#### TASK GOAL:
Return, exactly as written, every line from the first line of the data below through the line that contains "if (meta[f]) continue;".

#### RECORDS PROVIDED:
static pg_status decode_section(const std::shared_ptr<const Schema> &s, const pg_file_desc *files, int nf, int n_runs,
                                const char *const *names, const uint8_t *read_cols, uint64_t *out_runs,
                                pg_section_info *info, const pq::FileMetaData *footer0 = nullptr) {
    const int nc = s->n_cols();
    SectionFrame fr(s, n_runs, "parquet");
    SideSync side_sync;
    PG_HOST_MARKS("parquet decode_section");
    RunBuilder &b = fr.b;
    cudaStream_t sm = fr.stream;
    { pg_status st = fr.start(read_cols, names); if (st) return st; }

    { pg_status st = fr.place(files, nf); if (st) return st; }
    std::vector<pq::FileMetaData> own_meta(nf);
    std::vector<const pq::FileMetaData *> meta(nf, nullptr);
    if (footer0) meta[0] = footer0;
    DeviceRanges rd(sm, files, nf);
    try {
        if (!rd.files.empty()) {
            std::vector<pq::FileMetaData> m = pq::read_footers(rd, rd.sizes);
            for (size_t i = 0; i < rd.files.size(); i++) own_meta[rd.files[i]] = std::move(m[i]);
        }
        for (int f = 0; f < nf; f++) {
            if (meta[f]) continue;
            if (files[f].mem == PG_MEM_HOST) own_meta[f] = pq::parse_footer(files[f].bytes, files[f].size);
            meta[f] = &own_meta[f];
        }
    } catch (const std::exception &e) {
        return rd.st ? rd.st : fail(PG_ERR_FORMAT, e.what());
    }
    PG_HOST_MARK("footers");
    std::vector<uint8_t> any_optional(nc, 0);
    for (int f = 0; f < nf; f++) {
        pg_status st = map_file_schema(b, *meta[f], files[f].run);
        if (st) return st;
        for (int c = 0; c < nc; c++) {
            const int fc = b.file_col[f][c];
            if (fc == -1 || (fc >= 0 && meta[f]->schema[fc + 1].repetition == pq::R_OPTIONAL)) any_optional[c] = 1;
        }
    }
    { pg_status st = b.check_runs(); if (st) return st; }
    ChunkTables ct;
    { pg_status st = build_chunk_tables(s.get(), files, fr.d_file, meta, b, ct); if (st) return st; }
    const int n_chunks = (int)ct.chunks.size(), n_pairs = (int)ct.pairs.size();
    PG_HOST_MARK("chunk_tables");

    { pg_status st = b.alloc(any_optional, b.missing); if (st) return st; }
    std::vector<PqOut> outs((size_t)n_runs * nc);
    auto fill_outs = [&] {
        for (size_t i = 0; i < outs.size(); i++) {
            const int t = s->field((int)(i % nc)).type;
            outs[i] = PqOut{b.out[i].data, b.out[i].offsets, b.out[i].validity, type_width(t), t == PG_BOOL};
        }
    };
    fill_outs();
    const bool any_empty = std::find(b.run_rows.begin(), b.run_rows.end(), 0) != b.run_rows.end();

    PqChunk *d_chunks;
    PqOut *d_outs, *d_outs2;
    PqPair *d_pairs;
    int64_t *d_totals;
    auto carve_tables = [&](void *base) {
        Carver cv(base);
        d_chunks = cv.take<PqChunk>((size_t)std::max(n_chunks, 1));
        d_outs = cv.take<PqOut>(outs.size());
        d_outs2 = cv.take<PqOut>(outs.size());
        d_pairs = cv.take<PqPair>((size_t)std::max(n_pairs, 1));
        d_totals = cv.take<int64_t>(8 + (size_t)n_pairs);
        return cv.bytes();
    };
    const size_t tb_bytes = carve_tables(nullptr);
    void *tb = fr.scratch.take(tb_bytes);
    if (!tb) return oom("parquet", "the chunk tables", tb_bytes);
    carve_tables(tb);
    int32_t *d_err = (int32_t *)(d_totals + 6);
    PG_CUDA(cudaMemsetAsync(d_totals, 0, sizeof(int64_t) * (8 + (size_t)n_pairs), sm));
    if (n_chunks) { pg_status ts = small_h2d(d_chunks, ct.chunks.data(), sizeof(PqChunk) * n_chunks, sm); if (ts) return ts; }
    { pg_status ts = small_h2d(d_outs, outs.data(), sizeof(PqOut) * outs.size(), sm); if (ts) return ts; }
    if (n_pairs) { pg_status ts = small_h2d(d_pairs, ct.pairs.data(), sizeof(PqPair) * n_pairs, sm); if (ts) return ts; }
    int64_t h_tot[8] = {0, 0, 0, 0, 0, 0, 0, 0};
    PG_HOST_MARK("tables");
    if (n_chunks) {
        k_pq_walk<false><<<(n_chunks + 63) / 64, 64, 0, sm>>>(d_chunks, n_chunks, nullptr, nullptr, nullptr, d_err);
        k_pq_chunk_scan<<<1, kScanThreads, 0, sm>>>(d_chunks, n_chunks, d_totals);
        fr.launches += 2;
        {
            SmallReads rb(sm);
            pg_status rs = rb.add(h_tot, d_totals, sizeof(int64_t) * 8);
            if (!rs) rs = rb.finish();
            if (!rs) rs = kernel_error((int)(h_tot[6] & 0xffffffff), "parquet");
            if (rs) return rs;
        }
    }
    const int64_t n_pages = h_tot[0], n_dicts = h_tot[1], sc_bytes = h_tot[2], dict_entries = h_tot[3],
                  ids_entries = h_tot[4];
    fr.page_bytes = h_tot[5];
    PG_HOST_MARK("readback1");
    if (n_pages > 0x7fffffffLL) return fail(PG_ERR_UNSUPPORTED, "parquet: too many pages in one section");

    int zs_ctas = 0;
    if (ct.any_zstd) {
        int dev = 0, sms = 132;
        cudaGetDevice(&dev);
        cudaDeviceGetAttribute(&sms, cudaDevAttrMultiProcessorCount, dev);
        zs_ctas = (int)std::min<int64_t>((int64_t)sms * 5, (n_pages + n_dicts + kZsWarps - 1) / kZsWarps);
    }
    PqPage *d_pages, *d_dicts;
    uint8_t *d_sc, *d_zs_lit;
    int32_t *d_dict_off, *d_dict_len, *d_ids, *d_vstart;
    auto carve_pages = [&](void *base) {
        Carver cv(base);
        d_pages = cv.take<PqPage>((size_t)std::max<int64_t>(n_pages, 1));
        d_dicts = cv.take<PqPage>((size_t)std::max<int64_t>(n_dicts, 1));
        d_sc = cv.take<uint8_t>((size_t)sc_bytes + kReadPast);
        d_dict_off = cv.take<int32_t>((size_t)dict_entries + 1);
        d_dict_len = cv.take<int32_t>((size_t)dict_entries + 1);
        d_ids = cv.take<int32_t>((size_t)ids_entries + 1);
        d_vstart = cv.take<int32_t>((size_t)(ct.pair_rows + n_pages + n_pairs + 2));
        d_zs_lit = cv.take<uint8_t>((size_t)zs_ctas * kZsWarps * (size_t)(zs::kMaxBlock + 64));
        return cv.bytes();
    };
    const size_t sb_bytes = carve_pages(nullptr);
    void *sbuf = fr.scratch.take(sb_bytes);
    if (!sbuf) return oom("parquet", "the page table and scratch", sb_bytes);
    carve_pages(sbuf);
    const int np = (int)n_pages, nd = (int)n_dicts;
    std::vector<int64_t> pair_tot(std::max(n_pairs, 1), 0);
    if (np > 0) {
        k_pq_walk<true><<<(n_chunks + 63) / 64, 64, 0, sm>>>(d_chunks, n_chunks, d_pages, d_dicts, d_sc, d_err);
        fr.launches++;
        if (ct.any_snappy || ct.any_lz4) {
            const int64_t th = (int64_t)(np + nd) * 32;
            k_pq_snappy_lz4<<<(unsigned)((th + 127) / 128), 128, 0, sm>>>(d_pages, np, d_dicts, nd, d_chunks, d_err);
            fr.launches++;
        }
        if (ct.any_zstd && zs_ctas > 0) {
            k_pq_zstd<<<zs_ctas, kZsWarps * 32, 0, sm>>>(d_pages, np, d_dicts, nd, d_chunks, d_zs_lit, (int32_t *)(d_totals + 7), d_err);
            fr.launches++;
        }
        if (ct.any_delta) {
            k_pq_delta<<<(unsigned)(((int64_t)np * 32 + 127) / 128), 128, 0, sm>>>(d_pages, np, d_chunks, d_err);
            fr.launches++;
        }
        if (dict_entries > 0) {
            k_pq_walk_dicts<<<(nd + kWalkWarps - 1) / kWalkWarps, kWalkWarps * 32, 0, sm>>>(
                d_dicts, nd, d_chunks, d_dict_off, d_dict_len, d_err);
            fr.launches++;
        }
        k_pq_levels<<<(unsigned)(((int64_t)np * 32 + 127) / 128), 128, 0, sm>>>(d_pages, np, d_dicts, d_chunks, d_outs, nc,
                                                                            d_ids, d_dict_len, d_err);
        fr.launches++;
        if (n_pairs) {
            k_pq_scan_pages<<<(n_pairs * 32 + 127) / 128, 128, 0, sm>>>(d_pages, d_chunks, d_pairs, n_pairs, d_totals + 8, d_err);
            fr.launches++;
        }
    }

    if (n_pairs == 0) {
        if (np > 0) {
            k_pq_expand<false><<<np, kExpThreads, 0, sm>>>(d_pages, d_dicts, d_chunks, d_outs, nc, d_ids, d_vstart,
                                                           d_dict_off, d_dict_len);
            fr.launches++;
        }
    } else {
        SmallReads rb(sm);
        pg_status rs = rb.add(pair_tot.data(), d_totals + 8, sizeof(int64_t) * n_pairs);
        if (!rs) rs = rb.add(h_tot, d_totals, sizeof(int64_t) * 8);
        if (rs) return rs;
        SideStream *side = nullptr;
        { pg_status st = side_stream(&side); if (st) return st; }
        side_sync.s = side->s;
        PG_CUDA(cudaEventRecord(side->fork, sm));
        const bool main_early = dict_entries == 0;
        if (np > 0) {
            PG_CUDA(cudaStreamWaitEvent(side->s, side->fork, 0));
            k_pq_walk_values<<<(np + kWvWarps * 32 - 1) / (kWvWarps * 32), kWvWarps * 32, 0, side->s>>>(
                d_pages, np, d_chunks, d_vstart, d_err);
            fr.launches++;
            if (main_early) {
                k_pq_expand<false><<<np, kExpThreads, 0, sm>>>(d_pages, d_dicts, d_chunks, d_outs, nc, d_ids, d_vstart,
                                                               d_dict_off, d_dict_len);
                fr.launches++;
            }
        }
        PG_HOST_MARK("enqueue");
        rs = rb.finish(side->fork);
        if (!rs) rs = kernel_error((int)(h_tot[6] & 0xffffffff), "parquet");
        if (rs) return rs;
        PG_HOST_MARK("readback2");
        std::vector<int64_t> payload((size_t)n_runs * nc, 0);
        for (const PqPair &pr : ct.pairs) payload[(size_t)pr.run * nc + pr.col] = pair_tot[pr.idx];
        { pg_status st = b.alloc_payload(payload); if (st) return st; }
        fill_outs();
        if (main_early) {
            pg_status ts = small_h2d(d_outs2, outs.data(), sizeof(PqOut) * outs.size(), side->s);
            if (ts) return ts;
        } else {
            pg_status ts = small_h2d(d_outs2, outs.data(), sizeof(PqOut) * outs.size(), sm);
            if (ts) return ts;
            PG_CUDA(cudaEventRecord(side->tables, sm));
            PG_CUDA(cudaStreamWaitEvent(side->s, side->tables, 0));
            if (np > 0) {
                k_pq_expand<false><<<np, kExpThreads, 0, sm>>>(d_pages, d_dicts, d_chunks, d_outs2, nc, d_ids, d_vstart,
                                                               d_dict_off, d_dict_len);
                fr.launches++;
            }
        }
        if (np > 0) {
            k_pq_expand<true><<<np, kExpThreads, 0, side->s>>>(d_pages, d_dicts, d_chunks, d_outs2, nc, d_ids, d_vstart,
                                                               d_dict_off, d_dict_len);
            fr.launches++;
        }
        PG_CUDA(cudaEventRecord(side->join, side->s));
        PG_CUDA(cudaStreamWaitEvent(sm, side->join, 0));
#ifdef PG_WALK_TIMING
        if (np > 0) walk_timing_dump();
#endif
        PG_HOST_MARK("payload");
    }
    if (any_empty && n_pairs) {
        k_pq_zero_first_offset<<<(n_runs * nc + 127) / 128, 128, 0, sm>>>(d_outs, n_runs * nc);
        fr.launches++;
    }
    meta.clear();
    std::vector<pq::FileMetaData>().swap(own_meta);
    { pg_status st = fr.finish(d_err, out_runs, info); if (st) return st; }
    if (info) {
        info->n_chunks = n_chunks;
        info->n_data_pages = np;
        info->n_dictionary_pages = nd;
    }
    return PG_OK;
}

#### ANSWER SPACE:
static pg_status decode_section(const std::shared_ptr<const Schema> &s, const pg_file_desc *files, int nf, int n_runs,
                                const char *const *names, const uint8_t *read_cols, uint64_t *out_runs,
                                pg_section_info *info, const pq::FileMetaData *footer0 = nullptr) {
    const int nc = s->n_cols();
    SectionFrame fr(s, n_runs, "parquet");
    SideSync side_sync;
    PG_HOST_MARKS("parquet decode_section");
    RunBuilder &b = fr.b;
    cudaStream_t sm = fr.stream;
    { pg_status st = fr.start(read_cols, names); if (st) return st; }

    { pg_status st = fr.place(files, nf); if (st) return st; }
    std::vector<pq::FileMetaData> own_meta(nf);
    std::vector<const pq::FileMetaData *> meta(nf, nullptr);
    if (footer0) meta[0] = footer0;
    DeviceRanges rd(sm, files, nf);
    try {
        if (!rd.files.empty()) {
            std::vector<pq::FileMetaData> m = pq::read_footers(rd, rd.sizes);
            for (size_t i = 0; i < rd.files.size(); i++) own_meta[rd.files[i]] = std::move(m[i]);
        }
        for (int f = 0; f < nf; f++) {
            if (meta[f]) continue;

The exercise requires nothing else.